BEGIN Records to use

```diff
+constexpr TopRuns top_runs(uint64_t pat, int B) {
+    TopRuns T{};
+    const SeedRuns R = seed_runs(pat);
+    if (B < 1 || B > 16 || B > R.w) return T;
+    int c = 0;
+    for (int k = 0; k < R.L && c < B; ++k) {
+        if (!((pat >> (R.L - 1 - k)) & 1)) continue;
+        T.hspan = k + 1;
+        if (k < 16) {
+            const int dst = 2 * (B - 1 - c), sh = (30 - 2 * k) - dst;
+            if (T.nh > 0 && T.hsh[T.nh - 1] == sh) T.hmask[T.nh - 1] |= 3u << dst;
+            else { T.hsh[T.nh] = sh; T.hmask[T.nh] = 3u << dst; ++T.nh; }
+        }
+        ++c;
+    }
+    c = 0;
+    for (int k = R.L - 1; k >= 0 && c < B; --k) {
+        if (!((pat >> (R.L - 1 - k)) & 1)) continue;
+        T.toff = k;
+        ++c;
+    }
+    T.tspan = R.L - T.toff;
+    c = 0;
+    for (int k = R.L - 1; k >= 0 && c < B; --k) {
+        if (!((pat >> (R.L - 1 - k)) & 1)) continue;
+        if (k - T.toff < 16) {
+            const int dst = 2 * c, sh = (30 - 2 * (k - T.toff)) - dst;
+            if (T.nt > 0 && T.tsh[T.nt - 1] == sh) T.tmask[T.nt - 1] |= 3u << dst;
+            else { T.tsh[T.nt] = sh; T.tmask[T.nt] = 3u << dst; ++T.nt; }
+        }
+        ++c;
+    }
+    return T;
+}
+
+template <uint64_t PAT, int K>
+constexpr bool kTopFields = PAT != 0 && top_runs(PAT, (K + 1) / 2).nh > 0 && top_runs(PAT, (K + 1) / 2).hspan <= 16 &&
+                            top_runs(PAT, (K + 1) / 2).tspan <= 16;
+
+template <uint64_t PAT, int K>
+__device__ __forceinline__ uint32_t ckey_top_fields(uint32_t head, uint32_t tail) {
+    constexpr int B = (K + 1) / 2;
+    constexpr TopRuns T = top_runs(PAT, B);
+    static_assert(kTopFields<PAT, K>, "head or tail wider than one field");
+    uint32_t hv = 0, tv = 0;
+    #pragma unroll
+    for (int r = 0; r < T.nh; ++r) hv |= (T.hsh[r] >= 0 ? (head >> T.hsh[r]) : (head << -T.hsh[r])) & T.hmask[r];
+    #pragma unroll
+    for (int r = 0; r < T.nt; ++r) tv |= (T.tsh[r] >= 0 ? (tail >> T.tsh[r]) : (tail << -T.tsh[r])) & T.tmask[r];
+    const uint32_t ft = hv >> (2 * B - K);
+    const uint32_t lowc = ~tv & (uint32_t)((1ull << (2 * B)) - 1);
+    uint32_t rr = __builtin_bitreverse32(lowc) >> (32 - 2 * B);
+    rr = ((rr >> 1) & 0x55555555u) | ((rr & 0x55555555u) << 1);
+    const uint32_t rt = rr >> (2 * B - K);
+    return ft < rt ? ft : rt;
+}
+
 constexpr uint64_t kSeedW15 = 0x7ac9afull;
 constexpr uint64_t kSeedW19 = 0x7b974efull;
 constexpr uint64_t kSeedW21 = 0x7ddaddfull;
diff --git a/libmems_amd/csrc/seeds.hip b/libmems_amd/csrc/seeds.hip
--- a/libmems_amd/csrc/seeds.hip
+++ b/libmems_amd/csrc/seeds.hip
@@ -129,6 +129,22 @@
     if constexpr (kMode == 1 && PAT != 0 && kStaticMsd<PAT> >= 1 && kStaticMsd<PAT> <= kMaxMsdBits) {
         constexpr int kTop = kStaticMsd<PAT> > 8 ? 8 : kStaticMsd<PAT>;
         if (msd_bits == kTop) {
+            if constexpr (kTopFields<PAT, kTop> && seed_runs(PAT).L <= kHalo + 1 && kPerThread == 16) {
+                constexpr int kToff = top_runs(PAT, (kTop + 1) / 2).toff;
+                const uint32_t w[4] = {words[tid], words[tid + 1], words[tid + 2], 0u};
+                const uint64_t q0 = p0 + (uint64_t)tid * 16;
+                const int rem = q0 >= m ? 0 : (m - q0 < 16 ? (int)(m - q0) : 16);
+                #pragma unroll
+                for (int j = 0; j < 16; ++j) {
+                    const int a = (j + kToff) >> 4, s = (j + kToff) & 15;
+                    const uint32_t head = j == 0 ? w[0] : __builtin_amdgcn_alignbit(w[0], w[1], 32 - 2 * j);
+                    const uint32_t tail = s == 0 ? w[a] : __builtin_amdgcn_alignbit(w[a], w[a + 1], 32 - 2 * s);
+                    if (j < rem) atomicAdd(&bh[ckey_top_fields<PAT, kTop>(head, tail)], 1u);
+                }
+                __syncthreads();
+                for (int i = tid; i < nb; i += kBlock) hist[(uint64_t)i * T + t] = bh[i];
+                return;
+            }
             #pragma unroll 4
             for (int j = 0; j < kPerThread; ++j) {
                 const int q = tid + j * kBlock;
```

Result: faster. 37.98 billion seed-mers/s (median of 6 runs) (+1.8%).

END Records to use

▸ Required work: What is needed is every line from the data above that includes the string "kTopFields", copied out.

▸ Response to the task:
+constexpr bool kTopFields = PAT != 0 && top_runs(PAT, (K + 1) / 2).nh > 0 && top_runs(PAT, (K + 1) / 2).hspan <= 16 &&
+    static_assert(kTopFields<PAT, K>, "head or tail wider than one field");
+            if constexpr (kTopFields<PAT, kTop> && seed_runs(PAT).L <= kHalo + 1 && kPerThread == 16) {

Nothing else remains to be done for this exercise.